### PROBLEM STATEMENT
Nothing but a full, exact copy of the data is needed.

### Collected data entries

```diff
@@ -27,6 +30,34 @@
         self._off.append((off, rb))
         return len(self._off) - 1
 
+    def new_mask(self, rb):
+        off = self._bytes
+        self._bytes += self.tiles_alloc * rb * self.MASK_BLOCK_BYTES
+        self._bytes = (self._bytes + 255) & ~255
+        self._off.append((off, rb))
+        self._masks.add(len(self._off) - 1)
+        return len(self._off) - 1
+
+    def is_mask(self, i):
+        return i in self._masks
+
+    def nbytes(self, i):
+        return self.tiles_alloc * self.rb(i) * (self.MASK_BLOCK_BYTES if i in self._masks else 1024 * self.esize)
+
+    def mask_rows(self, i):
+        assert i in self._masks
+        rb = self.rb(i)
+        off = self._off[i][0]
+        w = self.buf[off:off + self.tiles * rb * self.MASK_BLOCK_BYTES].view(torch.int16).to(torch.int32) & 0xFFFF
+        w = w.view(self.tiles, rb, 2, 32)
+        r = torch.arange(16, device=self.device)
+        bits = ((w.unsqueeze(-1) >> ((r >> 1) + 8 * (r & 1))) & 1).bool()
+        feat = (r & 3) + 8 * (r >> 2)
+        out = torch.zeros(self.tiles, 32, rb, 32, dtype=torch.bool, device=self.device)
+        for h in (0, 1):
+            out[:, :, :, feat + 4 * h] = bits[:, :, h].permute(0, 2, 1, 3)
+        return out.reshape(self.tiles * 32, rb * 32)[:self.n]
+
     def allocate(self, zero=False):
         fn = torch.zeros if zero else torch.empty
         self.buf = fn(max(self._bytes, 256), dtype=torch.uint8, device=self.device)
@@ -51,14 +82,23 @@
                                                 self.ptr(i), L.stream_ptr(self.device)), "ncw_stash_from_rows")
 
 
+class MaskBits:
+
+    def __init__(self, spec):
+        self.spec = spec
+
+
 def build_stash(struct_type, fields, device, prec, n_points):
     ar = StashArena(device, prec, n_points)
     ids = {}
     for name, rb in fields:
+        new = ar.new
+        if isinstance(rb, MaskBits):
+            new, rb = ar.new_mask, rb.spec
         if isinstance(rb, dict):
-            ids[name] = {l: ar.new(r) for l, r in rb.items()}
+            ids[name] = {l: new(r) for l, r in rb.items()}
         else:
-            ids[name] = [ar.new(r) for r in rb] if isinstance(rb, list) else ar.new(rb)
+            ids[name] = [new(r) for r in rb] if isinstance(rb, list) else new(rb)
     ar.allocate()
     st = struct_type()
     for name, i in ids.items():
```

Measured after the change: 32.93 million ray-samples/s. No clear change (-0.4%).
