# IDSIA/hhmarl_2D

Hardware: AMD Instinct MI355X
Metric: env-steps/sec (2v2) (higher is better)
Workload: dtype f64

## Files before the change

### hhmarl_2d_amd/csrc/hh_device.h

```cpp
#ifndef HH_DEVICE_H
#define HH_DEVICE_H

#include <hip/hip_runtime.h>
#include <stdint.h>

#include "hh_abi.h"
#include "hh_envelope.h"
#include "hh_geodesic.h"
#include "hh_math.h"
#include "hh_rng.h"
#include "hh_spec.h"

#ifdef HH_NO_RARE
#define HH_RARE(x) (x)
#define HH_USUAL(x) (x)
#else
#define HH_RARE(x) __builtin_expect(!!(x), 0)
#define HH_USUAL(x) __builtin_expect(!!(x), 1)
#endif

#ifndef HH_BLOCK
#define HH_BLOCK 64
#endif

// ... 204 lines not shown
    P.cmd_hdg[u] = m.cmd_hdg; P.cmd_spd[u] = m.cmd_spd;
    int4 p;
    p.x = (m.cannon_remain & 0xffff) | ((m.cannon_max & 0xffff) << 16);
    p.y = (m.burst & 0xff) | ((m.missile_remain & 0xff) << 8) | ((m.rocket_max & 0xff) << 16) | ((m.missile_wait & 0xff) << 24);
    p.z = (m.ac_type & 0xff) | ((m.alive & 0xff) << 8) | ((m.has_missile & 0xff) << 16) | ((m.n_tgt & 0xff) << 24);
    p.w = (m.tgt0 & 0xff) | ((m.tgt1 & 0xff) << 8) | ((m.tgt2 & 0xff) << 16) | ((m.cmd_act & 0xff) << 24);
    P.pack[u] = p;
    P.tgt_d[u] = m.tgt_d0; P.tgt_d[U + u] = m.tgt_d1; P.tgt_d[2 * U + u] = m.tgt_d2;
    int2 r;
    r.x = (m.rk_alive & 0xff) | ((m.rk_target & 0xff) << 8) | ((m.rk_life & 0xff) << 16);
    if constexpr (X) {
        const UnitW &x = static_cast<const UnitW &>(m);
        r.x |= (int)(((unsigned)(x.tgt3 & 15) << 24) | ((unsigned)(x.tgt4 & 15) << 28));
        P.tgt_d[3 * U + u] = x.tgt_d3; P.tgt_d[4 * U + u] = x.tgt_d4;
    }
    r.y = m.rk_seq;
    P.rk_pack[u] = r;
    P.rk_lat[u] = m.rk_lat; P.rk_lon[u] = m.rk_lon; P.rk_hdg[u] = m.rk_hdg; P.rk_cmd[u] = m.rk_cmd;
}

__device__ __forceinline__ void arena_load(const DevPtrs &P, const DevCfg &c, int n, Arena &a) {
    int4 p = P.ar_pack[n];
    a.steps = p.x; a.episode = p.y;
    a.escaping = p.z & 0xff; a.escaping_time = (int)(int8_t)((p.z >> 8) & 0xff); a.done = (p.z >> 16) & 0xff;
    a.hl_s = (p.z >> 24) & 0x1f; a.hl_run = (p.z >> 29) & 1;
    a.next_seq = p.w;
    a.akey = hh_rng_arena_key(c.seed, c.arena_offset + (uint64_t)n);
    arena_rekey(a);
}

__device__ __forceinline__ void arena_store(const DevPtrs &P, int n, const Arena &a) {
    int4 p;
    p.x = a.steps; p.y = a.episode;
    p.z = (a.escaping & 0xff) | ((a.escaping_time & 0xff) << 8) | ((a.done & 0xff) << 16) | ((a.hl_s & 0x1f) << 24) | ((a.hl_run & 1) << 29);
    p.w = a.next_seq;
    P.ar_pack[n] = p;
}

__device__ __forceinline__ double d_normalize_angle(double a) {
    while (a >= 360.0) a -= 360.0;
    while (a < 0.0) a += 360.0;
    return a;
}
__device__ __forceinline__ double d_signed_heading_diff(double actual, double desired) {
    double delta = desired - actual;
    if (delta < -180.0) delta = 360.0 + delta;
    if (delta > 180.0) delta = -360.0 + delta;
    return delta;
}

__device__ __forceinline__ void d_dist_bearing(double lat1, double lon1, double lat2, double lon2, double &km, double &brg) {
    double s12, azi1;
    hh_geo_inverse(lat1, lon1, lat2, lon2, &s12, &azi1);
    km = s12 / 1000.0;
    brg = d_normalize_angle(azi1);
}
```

### RESPONSE TO THIS EXERCISE
```diff
@@ -27,6 +30,34 @@
         self._off.append((off, rb))
         return len(self._off) - 1
 
+    def new_mask(self, rb):
+        off = self._bytes
+        self._bytes += self.tiles_alloc * rb * self.MASK_BLOCK_BYTES
+        self._bytes = (self._bytes + 255) & ~255
+        self._off.append((off, rb))
+        self._masks.add(len(self._off) - 1)
+        return len(self._off) - 1
+
+    def is_mask(self, i):
+        return i in self._masks
+
+    def nbytes(self, i):
+        return self.tiles_alloc * self.rb(i) * (self.MASK_BLOCK_BYTES if i in self._masks else 1024 * self.esize)
+
+    def mask_rows(self, i):
+        assert i in self._masks
+        rb = self.rb(i)
+        off = self._off[i][0]
+        w = self.buf[off:off + self.tiles * rb * self.MASK_BLOCK_BYTES].view(torch.int16).to(torch.int32) & 0xFFFF
+        w = w.view(self.tiles, rb, 2, 32)
+        r = torch.arange(16, device=self.device)
+        bits = ((w.unsqueeze(-1) >> ((r >> 1) + 8 * (r & 1))) & 1).bool()
+        feat = (r & 3) + 8 * (r >> 2)
+        out = torch.zeros(self.tiles, 32, rb, 32, dtype=torch.bool, device=self.device)
+        for h in (0, 1):
+            out[:, :, :, feat + 4 * h] = bits[:, :, h].permute(0, 2, 1, 3)
+        return out.reshape(self.tiles * 32, rb * 32)[:self.n]
+
     def allocate(self, zero=False):
         fn = torch.zeros if zero else torch.empty
         self.buf = fn(max(self._bytes, 256), dtype=torch.uint8, device=self.device)
@@ -51,14 +82,23 @@
                                                 self.ptr(i), L.stream_ptr(self.device)), "ncw_stash_from_rows")
 
 
+class MaskBits:
+
+    def __init__(self, spec):
+        self.spec = spec
+
+
 def build_stash(struct_type, fields, device, prec, n_points):
     ar = StashArena(device, prec, n_points)
     ids = {}
     for name, rb in fields:
+        new = ar.new
+        if isinstance(rb, MaskBits):
+            new, rb = ar.new_mask, rb.spec
         if isinstance(rb, dict):
-            ids[name] = {l: ar.new(r) for l, r in rb.items()}
+            ids[name] = {l: new(r) for l, r in rb.items()}
         else:
-            ids[name] = [ar.new(r) for r in rb] if isinstance(rb, list) else ar.new(rb)
+            ids[name] = [new(r) for r in rb] if isinstance(rb, list) else new(rb)
     ar.allocate()
     st = struct_type()
     for name, i in ids.items():
```

Measured after the change: 32.93 million ray-samples/s. No clear change (-0.4%).
# IDSIA/hhmarl_2D

Hardware: AMD Instinct MI355X
Metric: env-steps/sec (2v2) (higher is better)
Workload: dtype f64

## Files before the change

### hhmarl_2d_amd/csrc/hh_device.h

```cpp
#ifndef HH_DEVICE_H
#define HH_DEVICE_H

#include <hip/hip_runtime.h>
#include <stdint.h>

#include "hh_abi.h"
#include "hh_envelope.h"
#include "hh_geodesic.h"
#include "hh_math.h"
#include "hh_rng.h"
#include "hh_spec.h"

#ifdef HH_NO_RARE
#define HH_RARE(x) (x)
#define HH_USUAL(x) (x)
#else
#define HH_RARE(x) __builtin_expect(!!(x), 0)
#define HH_USUAL(x) __builtin_expect(!!(x), 1)
#endif

#ifndef HH_BLOCK
#define HH_BLOCK 64
#endif

// ... 204 lines not shown
    P.cmd_hdg[u] = m.cmd_hdg; P.cmd_spd[u] = m.cmd_spd;
    int4 p;
    p.x = (m.cannon_remain & 0xffff) | ((m.cannon_max & 0xffff) << 16);
    p.y = (m.burst & 0xff) | ((m.missile_remain & 0xff) << 8) | ((m.rocket_max & 0xff) << 16) | ((m.missile_wait & 0xff) << 24);
    p.z = (m.ac_type & 0xff) | ((m.alive & 0xff) << 8) | ((m.has_missile & 0xff) << 16) | ((m.n_tgt & 0xff) << 24);
    p.w = (m.tgt0 & 0xff) | ((m.tgt1 & 0xff) << 8) | ((m.tgt2 & 0xff) << 16) | ((m.cmd_act & 0xff) << 24);
    P.pack[u] = p;
    P.tgt_d[u] = m.tgt_d0; P.tgt_d[U + u] = m.tgt_d1; P.tgt_d[2 * U + u] = m.tgt_d2;
    int2 r;
    r.x = (m.rk_alive & 0xff) | ((m.rk_target & 0xff) << 8) | ((m.rk_life & 0xff) << 16);
    if constexpr (X) {
        const UnitW &x = static_cast<const UnitW &>(m);
        r.x |= (int)(((unsigned)(x.tgt3 & 15) << 24) | ((unsigned)(x.tgt4 & 15) << 28));
        P.tgt_d[3 * U + u] = x.tgt_d3; P.tgt_d[4 * U + u] = x.tgt_d4;
    }
    r.y = m.rk_seq;
    P.rk_pack[u] = r;
    P.rk_lat[u] = m.rk_lat; P.rk_lon[u] = m.rk_lon; P.rk_hdg[u] = m.rk_hdg; P.rk_cmd[u] = m.rk_cmd;
}

__device__ __forceinline__ void arena_load(const DevPtrs &P, const DevCfg &c, int n, Arena &a) {
    int4 p = P.ar_pack[n];
    a.steps = p.x; a.episode = p.y;
    a.escaping = p.z & 0xff; a.escaping_time = (int)(int8_t)((p.z >> 8) & 0xff); a.done = (p.z >> 16) & 0xff;
    a.hl_s = (p.z >> 24) & 0x1f; a.hl_run = (p.z >> 29) & 1;
    a.next_seq = p.w;
    a.akey = hh_rng_arena_key(c.seed, c.arena_offset + (uint64_t)n);
    arena_rekey(a);
}

__device__ __forceinline__ void arena_store(const DevPtrs &P, int n, const Arena &a) {
    int4 p;
    p.x = a.steps; p.y = a.episode;
    p.z = (a.escaping & 0xff) | ((a.escaping_time & 0xff) << 8) | ((a.done & 0xff) << 16) | ((a.hl_s & 0x1f) << 24) | ((a.hl_run & 1) << 29);
    p.w = a.next_seq;
    P.ar_pack[n] = p;
}

__device__ __forceinline__ double d_normalize_angle(double a) {
    while (a >= 360.0) a -= 360.0;
    while (a < 0.0) a += 360.0;
    return a;
}
__device__ __forceinline__ double d_signed_heading_diff(double actual, double desired) {
    double delta = desired - actual;
    if (delta < -180.0) delta = 360.0 + delta;
    if (delta > 180.0) delta = -360.0 + delta;
    return delta;
}

__device__ __forceinline__ void d_dist_bearing(double lat1, double lon1, double lat2, double lon2, double &km, double &brg) {
    double s12, azi1;
    hh_geo_inverse(lat1, lon1, lat2, lon2, &s12, &azi1);
    km = s12 / 1000.0;
    brg = d_normalize_angle(azi1);
}
```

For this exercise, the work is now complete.